Correction: An earlier draft of this story cited the wrong year for the loss to Marquette. The Daily Tar Heel apologizes for the error.
Sophomore Rosie Tran’s feet couldn’t reach the ground.
Tran found herself being held up by the hordes of UNC-Chapel Hill students rushing Franklin Street after last year’s win against Duke University. She said she felt herself moving back and forth with the crowd, dangling in the air for almost a minute.
“I’m only 5 feet 2 inches," Tran said. “My significant other was scared I would fall over and become trampled, so he would lift me up a little bit. But when he let me go, I was held up by other people’s bodies.”

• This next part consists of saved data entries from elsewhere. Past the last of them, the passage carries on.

# NeurAI-Lab/biHomE

Hardware: AMD Instinct MI355X
Metric: training image-pairs/s (128x128 patch, bs=64 per GPU, full step: fwd+bwd+Adam) (higher is better)
Workload: dtype f32

## Files before the change

bihome_amd/_lib.py:

```python
import ctypes
import os
from ctypes import POINTER, Structure, c_char_p, c_float, c_int, c_int64, c_void_p

_HERE = os.path.dirname(os.path.abspath(__file__))
TUNING = os.environ.get("BIHOME_TUNING") == "1"
_VARIANT = os.environ.get("BIHOME_LIB_VARIANT", "")
LIB_PATH = os.path.join(_HERE, "libbihome_hip_tuning.so" if TUNING else
                        ("libbihome_hip_%s.so" % _VARIANT if _VARIANT.isalnum() else "libbihome_hip.so"))


class BhConvDesc(Structure):
    _fields_ = [(n, c_int) for n in ("N", "Hi", "Wi", "Ci", "Ho", "Wo", "Co", "kh", "kw", "stride", "pad",
                                     "transposed", "in_nchw", "out_nchw", "precision", "w_layout", "route")] + \
               [("a_bound", c_void_p), ("b_bound", c_void_p)]


GEOMETRY_FIELDS = tuple(n for n, _ in BhConvDesc._fields_[:17])
AMAX_FLOATS = 512


class BhPack3x3Job(Structure):
    _fields_ = [("w", c_void_p), ("pf", c_void_p), ("pd", c_void_p), ("Co", c_int), ("Ci", c_int), ("split", c_int),
                ("reserved", c_int)]

# ... 44 lines not shown
    "bh_l2norm_bwd": [P, P, P, c_int, c_int, P, P],
    "bh_relu_bwd": [P, P, c_int64, P, P],
    "bh_oneline_anchor_bwd": [P] * 8 + [c_int, c_int, c_int, c_int, P, c_int, P, P, P],
    "bh_bihome_anchor_bwd": [P] * 10 + [c_int, c_int, c_int, c_float, c_int, P, P, P],
    "bh_warp_bwd_img": [P, P, c_int, c_int, c_int, c_int, P, P, c_int, P],
    "bh_photo_warp_fwd": [P, P, P, c_int, c_int, c_int, c_int, c_int, P, c_int, P],
    "bh_photo_warp_bwd": [P, P, P, P, c_int, c_int, c_int, c_int, c_int, P, c_int, P],
    "bh_mask_fwd": [P, P, c_int, c_int, c_float, P, P, P, P, P],
    "bh_mask_bwd": [P] * 7 + [c_int, c_int, c_float, P, P, P],
    "bh_conv3x3_pack": [P, c_int, P],
    "bh_conv3x3_pack_f16": [P, c_int, P],
    "bh_absmax": [P, c_int64, P, P],
    "bh_bn_fwd_coeffs": [P, P, P, P, P, c_int, c_int, c_int, c_float, c_float, P, P, P],
    "bh_bn_fwd": [P] * 8 + [c_int, c_int, c_int, c_float, c_float, c_int, c_int, P, P],
    "bh_bn_bwd": [P] * 11 + [c_int, c_int, c_int, c_float, c_int, c_int, P, P, P, P],
    "bh_conv_variant": [POINTER(BhConvDesc), c_int, c_int, c_int, c_char_p, c_int],
    "bh_conv_fwd": [P, P, P, P, POINTER(BhConvDesc), P],
    "bh_conv_fwd_act": [P, P, P, P, P, POINTER(BhConvDesc), c_int, P],
    "bh_conv_fwd_amax": [P, P, P, P, POINTER(BhConvDesc), P, P],
    "bh_conv_fwd_bnstats": [P, P, P, P, POINTER(BhConvDesc), P, c_int, P],
    "bh_conv_fwd_bnin": [P, P, P, P, POINTER(BhConvDesc), P, c_int, POINTER(BhBnIn), P],
    "bh_conv_wgrad_bnin": [P, P, P, P, POINTER(BhConvDesc), P, c_int64, POINTER(BhBnIn), P],
    "bh_conv_dgrad": [P, P, P, POINTER(BhConvDesc), c_int, P],
    "bh_conv_dgrad_colsum": [P, P, P, POINTER(BhConvDesc), P, P],
    "bh_bias_grad_from_sums": [P, P, c_int, c_int, P],
    "bh_conv_dgrad_s2": [P, P, P, POINTER(BhConvDesc), c_int, P, P],
    "bh_conv_dgrad_bnreduce": [P, P, P, POINTER(BhConvDesc), c_int, POINTER(BhBnReduce), P, c_int, P],
    "bh_col2im_c1": [P, P, POINTER(BhConvDesc), c_int, P],
    "bh_stem7_dgrad_c1": [P, P, P, POINTER(BhConvDesc), P],
    "bh_stem7_dgrad_c1_warp": [P, P, P, POINTER(BhConvDesc), P, P, P, c_int, P, P],
# ... 74 lines not shown
```

bihome_amd/csrc/bn.hip:

```cpp
#include "common.h"

#define BN_MAX_CHUNKS 256

struct BnGeom {
    int groups, rows, C, C4, LPR, RPP, nchunks, rows_per_chunk;
    int det;
};

static bool bn_geom(int groups, int rows, int C, BnGeom& g, int det) {
    if (C % 4 || groups < 1 || rows < 1) return false;
    g.groups = groups; g.rows = rows; g.C = C; g.C4 = C / 4; g.det = det;
    if (g.C4 > 256 || (256 % g.C4)) return false;
    g.LPR = g.C4; g.RPP = 256 / g.LPR;
    int n = rows / (g.RPP * 4);
    if (n < 1) n = 1;
    if (n > BN_MAX_CHUNKS) n = BN_MAX_CHUNKS;
    g.rows_per_chunk = (rows + n - 1) / n;
    g.nchunks = (rows + g.rows_per_chunk - 1) / g.rows_per_chunk;
    return true;
}

template <int NV>
__device__ __forceinline__ void reduce_rows(double (&v)[NV], int LPR, int RPP, double* sm ) {
    for (int i = 0; i < NV; ++i) sm[threadIdx.x * NV + i] = v[i];
// ... 82 lines not shown
}
__device__ __forceinline__ void bn_coeffs_from_raw(const BnRaw& r, int use_running, float eps, double inv_rows, float& mean,
                                                   float& invstd, float& scale, float& shift) {
    if (use_running) { mean = (float)r.s1; invstd = 1.0f / sqrtf((float)r.s2 + eps); }
    else {
        const double m = r.s1 * inv_rows;
        double var = r.s2 * inv_rows - m * m;
        if (var < 0) var = 0;
        mean = (float)m;
        invstd = 1.0f / sqrtf((float)var + eps);
    }
    scale = r.gm * invstd;
    shift = r.bt - mean * scale;
}

__global__ void __launch_bounds__(256) bn_apply_kernel(const float* __restrict__ x, const float* __restrict__ gamma,
                                                       const float* __restrict__ beta, const float* __restrict__ rmean,
                                                       const float* __restrict__ rvar, const float* __restrict__ res,
                                                       float* __restrict__ y, const double* __restrict__ stats, BnGeom g,
                                                       float eps, int flags, int use_running, float momentum,
                                                       float* __restrict__ upd_mean, float* __restrict__ upd_var,
                                                       unsigned* __restrict__ amax) {
    __shared__ float sm_amax[4];
    float vmax = 0.f;
    const int cq = threadIdx.x % g.LPR, r0 = threadIdx.x / g.LPR;
    const int grp = blockIdx.y;
    BnRaw raw[4];
#pragma unroll
    for (int i = 0; i < 4; ++i) raw[i] = bn_raw(stats, gamma, beta, rmean, rvar, use_running, g.groups, grp, g.C, cq * 4 + i, g.det);
    const size_t gbase = ((size_t)grp * g.rows) * g.C + cq * 4;
    const bool relu = flags & 1, addres = (flags & 2) && res;
    const int stride = gridDim.x * g.RPP;
    int r = blockIdx.x * g.RPP + r0;
    float4 a[4], q[4];
#pragma unroll
    for (int u = 0; u < 4; ++u) {
        const int rr = r + u * stride;
// ... 3 lines not shown
    float sc[4], sh[4];
    const double inv_rows = 1.0 / (double)g.rows;
#pragma unroll
    for (int i = 0; i < 4; ++i) {
        float m, is;
        bn_coeffs_from_raw(raw[i], use_running, eps, inv_rows, m, is, sc[i], sh[i]);
    }
    if (upd_mean && blockIdx.x == 0 && blockIdx.y == 0) bn_update_running(stats, g, momentum, upd_mean, upd_var);
    while (true) {
#pragma unroll
        for (int u = 0; u < 4; ++u) {
            const int rr = r + u * stride;
            if (rr >= g.rows) break;
            float4 o = make_float4(a[u].x * sc[0] + sh[0], a[u].y * sc[1] + sh[1], a[u].z * sc[2] + sh[2], a[u].w * sc[3] + sh[3]);
            if (addres) { o.x += q[u].x; o.y += q[u].y; o.z += q[u].z; o.w += q[u].w; }
            if (relu) { o.x = fmaxf(o.x, 0.f); o.y = fmaxf(o.y, 0.f); o.z = fmaxf(o.z, 0.f); o.w = fmaxf(o.w, 0.f); }
            *reinterpret_cast<float4*>(y + gbase + (size_t)rr * g.C) = o;
            vmax = fmaxf(fmaxf(vmax, fmaxf(fabsf(o.x), fabsf(o.y))), fmaxf(fabsf(o.z), fabsf(o.w)));
        }
        r += 4 * stride;
        if (r >= g.rows) break;
#pragma unroll
        for (int u = 0; u < 4; ++u) {
            const int rr = r + u * stride;
            a[u] = rr < g.rows ? *reinterpret_cast<const float4*>(x + gbase + (size_t)rr * g.C) : make_float4(0.f, 0.f, 0.f, 0.f);
            q[u] = (addres && rr < g.rows) ? *reinterpret_cast<const float4*>(res + gbase + (size_t)rr * g.C) : make_float4(0.f, 0.f, 0.f, 0.f);
        }
    }
    if (amax) bh_amax_commit(amax, vmax, blockIdx.x + blockIdx.y * 7u, sm_amax);
}

__global__ void __launch_bounds__(256) bn_bwd_reduce_kernel(const float* __restrict__ gy, const float* __restrict__ y,
                                                            const float* __restrict__ x, const float* __restrict__ gamma,
                                                            const float* __restrict__ beta, const double* __restrict__ stats,
                                                            const float* __restrict__ rmean, const float* __restrict__ rvar,
                                                            BnGeom g, float eps, int flags, int use_running,
                                                            double* __restrict__ part) {
    __shared__ double sm[256 * 8];
    const int cq = threadIdx.x % g.LPR, r0 = threadIdx.x / g.LPR;
    const int grp = blockIdx.y, chunk = blockIdx.x;
    const int rbeg = chunk * g.rows_per_chunk, rend = min(g.rows, rbeg + g.rows_per_chunk);
    float mean[4], invstd[4], sc[4], sh[4];
#pragma unroll
    for (int i = 0; i < 4; ++i)
        bn_coeffs(stats, gamma, beta, rmean, rvar, use_running, g.groups, grp, g.C, cq * 4 + i, eps, (double)g.rows, mean[i], invstd[i], sc[i], sh[i], g.det);
    const size_t gbase = ((size_t)grp * g.rows) * g.C + cq * 4;
    const bool relu = flags & 1, mask_from_x = flags & 4;
    double v[8] = {0, 0, 0, 0, 0, 0, 0, 0};
    const bool need_y = relu && !mask_from_x;
    auto accumulate = [&](float4 d, const float4& a, const float4& yv) {
        if (relu) {
            float4 o;
            if (mask_from_x) o = make_float4(a.x * sc[0] + sh[0], a.y * sc[1] + sh[1], a.z * sc[2] + sh[2], a.w * sc[3] + sh[3]);
            else o = yv;
            if (!(o.x > 0.f)) d.x = 0.f;
            if (!(o.y > 0.f)) d.y = 0.f;
            if (!(o.z > 0.f)) d.z = 0.f;
            if (!(o.w > 0.f)) d.w = 0.f;
        }
        v[0] += d.x; v[1] += d.y; v[2] += d.z; v[3] += d.w;
        v[4] += (double)(d.x * ((a.x - mean[0]) * invstd[0]));
        v[5] += (double)(d.y * ((a.y - mean[1]) * invstd[1]));
        v[6] += (double)(d.z * ((a.z - mean[2]) * invstd[2]));
        v[7] += (double)(d.w * ((a.w - mean[3]) * invstd[3]));
    };
    int r = rbeg + r0;
    for (; r + 3 * g.RPP < rend; r += 4 * g.RPP) {
        float4 d[4], a[4], yv[4];
#pragma unroll
        for (int u = 0; u < 4; ++u) {
            const size_t off = gbase + (size_t)(r + u * g.RPP) * g.C;
            d[u] = *reinterpret_cast<const float4*>(gy + off);
            a[u] = *reinterpret_cast<const float4*>(x + off);
            yv[u] = need_y ? *reinterpret_cast<const float4*>(y + off) : make_float4(0.f, 0.f, 0.f, 0.f);
        }
#pragma unroll
        for (int u = 0; u < 4; ++u) accumulate(d[u], a[u], yv[u]);
    }
    for (; r < rend; r += g.RPP) {
        const size_t off = gbase + (size_t)r * g.C;
        const float4 d = *reinterpret_cast<const float4*>(gy + off);
        const float4 a = *reinterpret_cast<const float4*>(x + off);
        const float4 yv = need_y ? *reinterpret_cast<const float4*>(y + off) : make_float4(0.f, 0.f, 0.f, 0.f);
        accumulate(d, a, yv);
    }
    reduce_rows<8>(v, g.LPR, g.RPP, sm);
    if ((int)threadIdx.x < g.LPR) {
        double* p = part + (((size_t)grp * g.nchunks + chunk) * g.C + cq * 4) * 2;
        for (int i = 0; i < 4; ++i) { p[i * 2] = v[i]; p[i * 2 + 1] = v[4 + i]; }
    }
}

__global__ void __launch_bounds__(64) bn_bwd_finalize_kernel(const double* __restrict__ part, BnGeom g,
                                                             const double* __restrict__ stats, const float* __restrict__ rmean,
                                                             const float* __restrict__ rvar, float eps, int use_running,
                                                             float* __restrict__ ggamma, float* __restrict__ gbeta,
                                                             float4* __restrict__ coef) {
    const int c = blockIdx.x, lane = threadIdx.x;
    double tg = 0, tb = 0;
// ... 7 lines not shown
        if (lane == 0) {
            float mean, invstd, sc, sh;
            bn_coeffs(stats, nullptr, nullptr, rmean, rvar, use_running, g.groups, grp, g.C, c, eps, (double)g.rows, mean, invstd, sc, sh, g.det);
            const float invn = 1.0f / (float)g.rows;
            coef[(size_t)grp * g.C + c] = use_running ? make_float4(mean, invstd, 0.f, 0.f)
                                                      : make_float4(mean, invstd, (float)s1 * invn, (float)s2 * invn);
        }
        tb += s1; tg += s2;
    }
    if (lane == 0) {
        if (ggamma) ggamma[c] += (float)tg;
        if (gbeta) gbeta[c] += (float)tb;
    }
}

__global__ void __launch_bounds__(256) bn_bwd_apply_kernel(const float* __restrict__ gy, const float* __restrict__ y,
                                                           const float* __restrict__ x, const float* __restrict__ gamma,
                                                           const float* __restrict__ beta,
                                                           const float4* __restrict__ coef,
                                                           float* __restrict__ gx, float* __restrict__ gres, BnGeom g,
                                                           int flags, const double* __restrict__ stats,
                                                           const double* __restrict__ sums, float eps,
                                                           float* __restrict__ ggamma, float* __restrict__ gbeta,
                                                           unsigned* __restrict__ amax) {
    __shared__ float sm_amax[4];
    float vmax = 0.f;
    const int cq = threadIdx.x % g.LPR, r0 = threadIdx.x / g.LPR;
    const int grp = blockIdx.y;
    BnRaw raw[4];
    float4 cf4[4];
    double rs1[4], rs2[4];
#pragma unroll
    for (int i = 0; i < 4; ++i) {
        const int c = cq * 4 + i;
        cf4[i] = make_float4(0.f, 0.f, 0.f, 0.f); rs1[i] = 0; rs2[i] = 0;
        if (coef) {
            cf4[i] = coef[(size_t)grp * g.C + c];
            raw[i].gm = gamma ? gamma[c] : 1.f; raw[i].bt = beta ? beta[c] : 0.f; raw[i].s1 = 0; raw[i].s2 = 0;
        } else {
            raw[i] = bn_raw(stats, gamma, beta, nullptr, nullptr, 0, g.groups, grp, g.C, c, g.det);
            rs1[i] = bn_sum_total(sums, g.groups, grp, g.C, c, 0, g.det);
            rs2[i] = bn_sum_total(sums, g.groups, grp, g.C, c, 1, g.det);
        }
    }
    const size_t gbase = ((size_t)grp * g.rows) * g.C + cq * 4;
    const bool relu = flags & 1, mask_from_x = flags & 4;
    const bool rd_y = relu && !mask_from_x;
    const int stride = gridDim.x * g.RPP;
    int r = blockIdx.x * g.RPP + r0;
    float4 dv[4], av[4], yv[4];
    auto issue = [&](int rb) {
#pragma unroll
        for (int u = 0; u < 4; ++u) {
            const int rr = rb + u * stride;
            const size_t off = gbase + (size_t)rr * g.C;
            const bool ok = rr < g.rows;
            dv[u] = ok ? *reinterpret_cast<const float4*>(gy + off) : make_float4(0.f, 0.f, 0.f, 0.f);
            av[u] = ok ? *reinterpret_cast<const float4*>(x + off) : make_float4(0.f, 0.f, 0.f, 0.f);
            yv[u] = (ok && rd_y) ? *reinterpret_cast<const float4*>(y + off) : make_float4(0.f, 0.f, 0.f, 0.f);
        }
    };
    issue(r);
    float mean[4], invstd[4], sc[4], sh[4], k1[4], k2[4];
    const double inv_rows = 1.0 / (double)g.rows;
    const float invn = 1.0f / (float)g.rows;
#pragma unroll
    for (int i = 0; i < 4; ++i) {
        if (coef) {
            mean[i] = cf4[i].x; invstd[i] = cf4[i].y; k1[i] = cf4[i].z; k2[i] = cf4[i].w;
            sc[i] = raw[i].gm * cf4[i].y;
            sh[i] = raw[i].bt - cf4[i].x * sc[i];
        } else {
            bn_coeffs_from_raw(raw[i], 0, eps, inv_rows, mean[i], invstd[i], sc[i], sh[i]);
            k1[i] = (float)rs1[i] * invn;
// ... 11 lines not shown
            if (gbeta) gbeta[c] += (float)tb;
        }
    }
    while (true) {
#pragma unroll
        for (int u = 0; u < 4; ++u) {
            const int rr = r + u * stride;
            if (rr >= g.rows) break;
            const size_t off = gbase + (size_t)rr * g.C;
            float4 d = dv[u];
            const float4 a = av[u];
            if (relu) {
                float4 o;
                if (mask_from_x) o = make_float4(a.x * sc[0] + sh[0], a.y * sc[1] + sh[1], a.z * sc[2] + sh[2], a.w * sc[3] + sh[3]);
                else o = yv[u];
                if (!(o.x > 0.f)) d.x = 0.f;
                if (!(o.y > 0.f)) d.y = 0.f;
                if (!(o.z > 0.f)) d.z = 0.f;
                if (!(o.w > 0.f)) d.w = 0.f;
            }
            if (gres) *reinterpret_cast<float4*>(gres + off) = d;
            float4 o;
            o.x = sc[0] * (d.x - k1[0] - (a.x - mean[0]) * invstd[0] * k2[0]);
            o.y = sc[1] * (d.y - k1[1] - (a.y - mean[1]) * invstd[1] * k2[1]);
            o.z = sc[2] * (d.z - k1[2] - (a.z - mean[2]) * invstd[2] * k2[2]);
            o.w = sc[3] * (d.w - k1[3] - (a.w - mean[3]) * invstd[3] * k2[3]);
            *reinterpret_cast<float4*>(gx + off) = o;
            vmax = fmaxf(fmaxf(vmax, fmaxf(fabsf(o.x), fabsf(o.y))), fmaxf(fabsf(o.z), fabsf(o.w)));
        }
        r += 4 * stride;
        if (r >= g.rows) break;
        issue(r);
    }
    if (amax) bh_amax_commit(amax, vmax, blockIdx.x + blockIdx.y * 7u, sm_amax);
// ... 338 lines not shown
}
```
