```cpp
struct HostTiers {
    std::vector<int> rows_wave;
    std::vector<int> chunks;
    std::vector<int> split;
    int n_group = 0, n_slots = 0;
    bool short_rows = false;
};
void host_build_tiers(const int* ptr, int n_dst, const TierConfig& cfg, HostTiers* out);

constexpr int FUSED_PARTS = 8;
struct FusedTiers {
    int n_block = 0, n_wave = 0, n_group = 0, n_base = 0;
};
struct HostFusedOrient {
    std::vector<int> perm;
    std::vector<int> inv;
    std::vector<int> sptr;
    int row0[FUSED_PARTS + 1];
    FusedTiers t16[FUSED_PARTS], t1[FUSED_PARTS];
};
constexpr int FUSED_T16[3] = {16, 64, 1024};
constexpr int FUSED_T1[3] = {16, 64, 4096};
constexpr int64_t FUSED_COST_ITEM = 5300, FUSED_COST_STEP = 2000, FUSED_COST_BLOCK_ROW = 25000;
std::vector<int64_t> host_instance_cost(const int* ptr, const std::vector<int64_t>& inst_off);
std::vector<int> host_partition_instances(const std::vector<int64_t>& cost_a, const std::vector<int64_t>& cost_b, int n_parts);
constexpr int FUSED_BLOCK_ROW_ITEMS = 10;
constexpr int FUSED_LOAD_DIMS = 6;
struct InstLoad {
    int64_t d[FUSED_LOAD_DIMS] = {0, 0, 0, 0, 0, 0};
};
std::vector<InstLoad> host_instance_loads(const int* ptr, const std::vector<int64_t>& inst_off);
std::vector<int> host_partition_instances_v(const std::vector<InstLoad>& a, const std::vector<InstLoad>& b, int n_parts);
double host_partition_imbalance(const std::vector<InstLoad>& a, const std::vector<InstLoad>& b, const std::vector<int>& part,
                                int n_parts);
void host_build_fused_orient(const int* ptr, int n, const std::vector<int64_t>& inst_off, const std::vector<int>& inst_part,
                             HostFusedOrient* out);
struct HostWaveLists {
    std::vector<int> order;
    int L = 0, waves_per_part = 0;
    int64_t max_load = 0, sum_load = 0;
};
void host_build_wave_lists(const HostFusedOrient& o, bool scalar, int waves_per_part, int waves_per_wg, int nnz_per_step,
                           HostWaveLists* out);

}
```

mllp_amd/csrc/internal.h:

```cpp
#pragma once
#include <hip/hip_runtime.h>
#include <stdint.h>

#include <algorithm>
#include <string>
#include <vector>

#include "../../include/mllp_hip.h"

namespace mllp {

constexpr int FEAT = 16;
constexpr int BLOCK = 256;
constexpr int REC_W = 40;
constexpr int STAT_TILES = 7;
constexpr int STAT_FLOATS = STAT_TILES * 256;
constexpr int STAT_BLOCKS_MAX = 256;

void set_error(const std::string& msg);
int fail(int code, const std::string& msg);
int hip_fail(hipError_t e, const char* what);

#define MLLP_HIP_TRY(expr)                                              \
    do {                                                                \
// ... 55 lines not shown
    int64_t nnz = 0;
    int* tile_row = nullptr;
    int* tile_blk = nullptr;
    int* tile_col = nullptr;
    int* rows = nullptr;
    int* whdr = nullptr;
    unsigned* offs = nullptr;
    float* vals = nullptr;
    int* vmap = nullptr;
    double build_seconds = 0.0;
};

struct CopyArray {
    void** p;
    int64_t bytes;
};
enum { SC_TILE_BLK, SC_BLK_ID, SC_ROWS, SC_ENT, SC_TILE_ROW, SC_HDR };
enum { LC_TILE_BLK, LC_TILE_COL, LC_ROWS, LC_OFFS, LC_TILE_ROW, LC_WHDR, LC_VALS };
enum { TL_TILE_BLK, TL_BLK_ID, TL_PTR2, TL_PERM, TL_ENT };
std::vector<CopyArray> stream_copy_arrays(StreamCopy& sc, int geom);
std::vector<CopyArray> lane_copy_arrays(LaneCopy& lc);
std::vector<CopyArray> tiled_arrays(Tiled& tl, int variant, int64_t nnz);
int copy_alloc(const CopyArray& a);
void copy_free(const std::vector<CopyArray>& arrays);

struct Orient {
    LaneCopy lane1;
    StreamCopy stream[4];
    Tiled tiled[TILED_VARIANTS];
    int n_dst = 0, n_src = 0;
    int* ptr = nullptr;
    int* idx = nullptr;
    float* val = nullptr;
    int* rows_group = nullptr;
    int* rows_wave = nullptr;
    int* chunks = nullptr;
    int* split = nullptr;
    int n_group = 0, n_wave = 0, n_chunk = 0, n_split = 0, n_slots = 0;
    float* scratch = nullptr;
    int tier_wave = 0;
    bool short_rows = false;
};
struct FusedTiersDev {
    int n_block = 0, n_wave = 0, n_group = 0, n_base = 0;
};
constexpr int FUSED_NP = 8;
struct FusedOrient {
    int n_dst = 0, n_src = 0, nnz = 0;
    int* sptr = nullptr;
    int* sent = nullptr;
    float* sax = nullptr;
    int row0[FUSED_NP + 1] = {};
    FusedTiersDev t16[FUSED_NP], t1[FUSED_NP];
    int* lst16 = nullptr; int* lst16x2 = nullptr; int* lst1 = nullptr;
    int L16 = 0, L16x2 = 0, L1 = 0, nw16 = 0, nw16x2 = 0, nw1 = 0;
};
constexpr int SCRATCH_NS = 20;

}

struct mllp_graph {
    int64_t M = 0, N = 0, nnz = 0, n_inst = 0;
    mllp::Orient A;
    mllp::Orient At;
    float* inv_n = nullptr;
    int* inst_ptr_n = nullptr;
    int* inst_ptr_m = nullptr;
    std::vector<int64_t> h_inst_ptr_n, h_inst_ptr_m;
    std::vector<int> h_csr_ptr, h_csc_ptr;
    int tier_wave = 0, tier_block = 0, chunk_nnz = 0;
    int max_inst_n = 0;
    int n_cu = 256;
    int n_cu_dev = 256;
    int64_t grid_limit = 0;
    int path = 0;
    bool fused_built = false;
    mllp::FusedOrient FA, FAt;
    int* perm_v = nullptr;
    int* perm_c = nullptr;
    int* inv_v = nullptr;
    int* inv_c = nullptr;
    float* inv_n_p = nullptr;
    unsigned long long* tail_sync = nullptr;
    unsigned* tail_err_host = nullptr;
    unsigned* tail_err_dev = nullptr;
    float* x1_p = nullptr;
    float* x2_p = nullptr;
    float* labels_p = nullptr;
    const void* bound_x1 = nullptr;
    const void* bound_x2 = nullptr;
    const void* bound_labels = nullptr;
    bool bind_captured = false;
    int ws_path = -1;
    const void* ws_ptr = nullptr;
    const void* ws_params = nullptr;
    const void* folded_ws = nullptr;
    const void* folded_params = nullptr;
    int* at_pos = nullptr;
    float* scale_buf = nullptr;
    float* norm_scale = nullptr;
    int* plant_ws = nullptr;
    hipStream_t aux = nullptr;
    hipEvent_t ev[16] = {};
    std::vector<void*> allocs;
};

// ... 227 lines not shown
```

Baseline: 316,300 instances/s.

## Give src16 kernel its own tier thresholds and step-aware wave list balancing

Adds a separate tier classification (t16s) for the src16 backward kernel. Rows with degree above 256, rather than 1024, are promoted to whole-block processing. The src16 wave lists are built with a cost model that charges block rows per inner step, using a lower per-row constant and no slow-wave factor. The goal is to reduce load imbalance and long-tail waves in the src16 kernel, at the cost of more block-level rows with per-block merge overhead. Timing-build-only stamp instrumentation is also added for the fwd1 and src16 kernels.

```diff
diff --git a/mllp_amd/csrc/fused_kernels.hip b/mllp_amd/csrc/fused_kernels.hip
--- a/mllp_amd/csrc/fused_kernels.hip
+++ b/mllp_amd/csrc/fused_kernels.hip
@@ -18,6 +18,10 @@
 #define FUSED_ABL(bit) ((J.abl & (bit)) != 0)
 __device__ unsigned long long g_fused_stamps[8192 * 8];
 __device__ unsigned long long g_fused_stamps1[8192 * 8];
+constexpr int SRC_STAMP_WAVES = 8192;
+__device__ unsigned long long g_fused_stamps_src[2 * SRC_STAMP_WAVES * 8];
+__device__ unsigned long long g_fused_stamps_src_t[2 * SRC_STAMP_WAVES * 2];
+__device__ unsigned long long g_fused_stamps_f1[8192 * 8];
 #define FUSED_STAMP(k)                                                                      \
     {                                                                                       \
         __builtin_amdgcn_sched_barrier(0);                                                  \
@@ -64,7 +68,7 @@
     d.n_dst = o.n_dst;
     d.nnz = o.nnz;
     for (int q = 0; q < NP; ++q) {
-        const FusedTiersDev& t = scalar ? o.t1[q] : o.t16[q];
+        const FusedTiersDev& t = scalar ? o.t1[q] : which == 2 ? o.t16s[q] : o.t16[q];
         d.part[q].row0 = o.row0[q];
         d.part[q].n_block = t.n_block; d.part[q].n_wave = t.n_wave; d.part[q].n_group = t.n_group; d.part[q].n_base = t.n_base;
     }
@@ -817,11 +821,21 @@
     }
     __syncthreads();
     const BlockPart B = block_part();
+#ifdef MLLP_TIMING_BUILD
+    unsigned long long stamp_sum[8] = {0, 0, 0, 0, 0, 0, 0, 0};
+    unsigned long long stamp_last = __builtin_amdgcn_s_memtime();
+    const unsigned long long stamp_begin = stamp_last;
+#endif
     for (int j = 0; j < A.n_jobs; ++j) {
         const FwdJob1& J = A.job[j];
         const PartTiers P = J.s.part[B.px];
-        for (int k = B.bi; k < P.n_block; k += B.gp)
+        for (int k = B.bi; k < P.n_block; k += B.gp) {
             fwd1_row(J, Ws_[j], block_slot<1>(J.s, P.row0 + k, tid), lane, merge_lds);
+#ifdef MLLP_TIMING_BUILD
+            stamp_sum[5] += 1;
+#endif
+        }
+        FUSED_STAMP(1)
         WaveList wl = wave_list(J.s, B.px, B.gw);
         for (int c0 = 0; c0 < wl.L; c0 += 64) {
             wave_list_chunk(wl, c0, lane);
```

With UNC-CH facing off against Duke on Thursday, Tran said she hopes to get to experience rushing again.
Rushing Franklin Street after a major basketball win is a UNC-CH tradition, and according to Tran, a quintessential experience that brings the campus together. Students have been rushing Franklin Street for decades, with many of the rituals continuing today.
Alumni Leigh Wilco rushed Franklin Street for the first time in 1977, after UNC-CH lost to Marquette.
“It was pretty bittersweet, I remember thinking we were going to win,” Wilco said. “We went down anyways.”
Three years later, UNC-CH won the 1982 national championship against Georgetown University, its first championship since 1957. It was Dean Smith’s first national championship.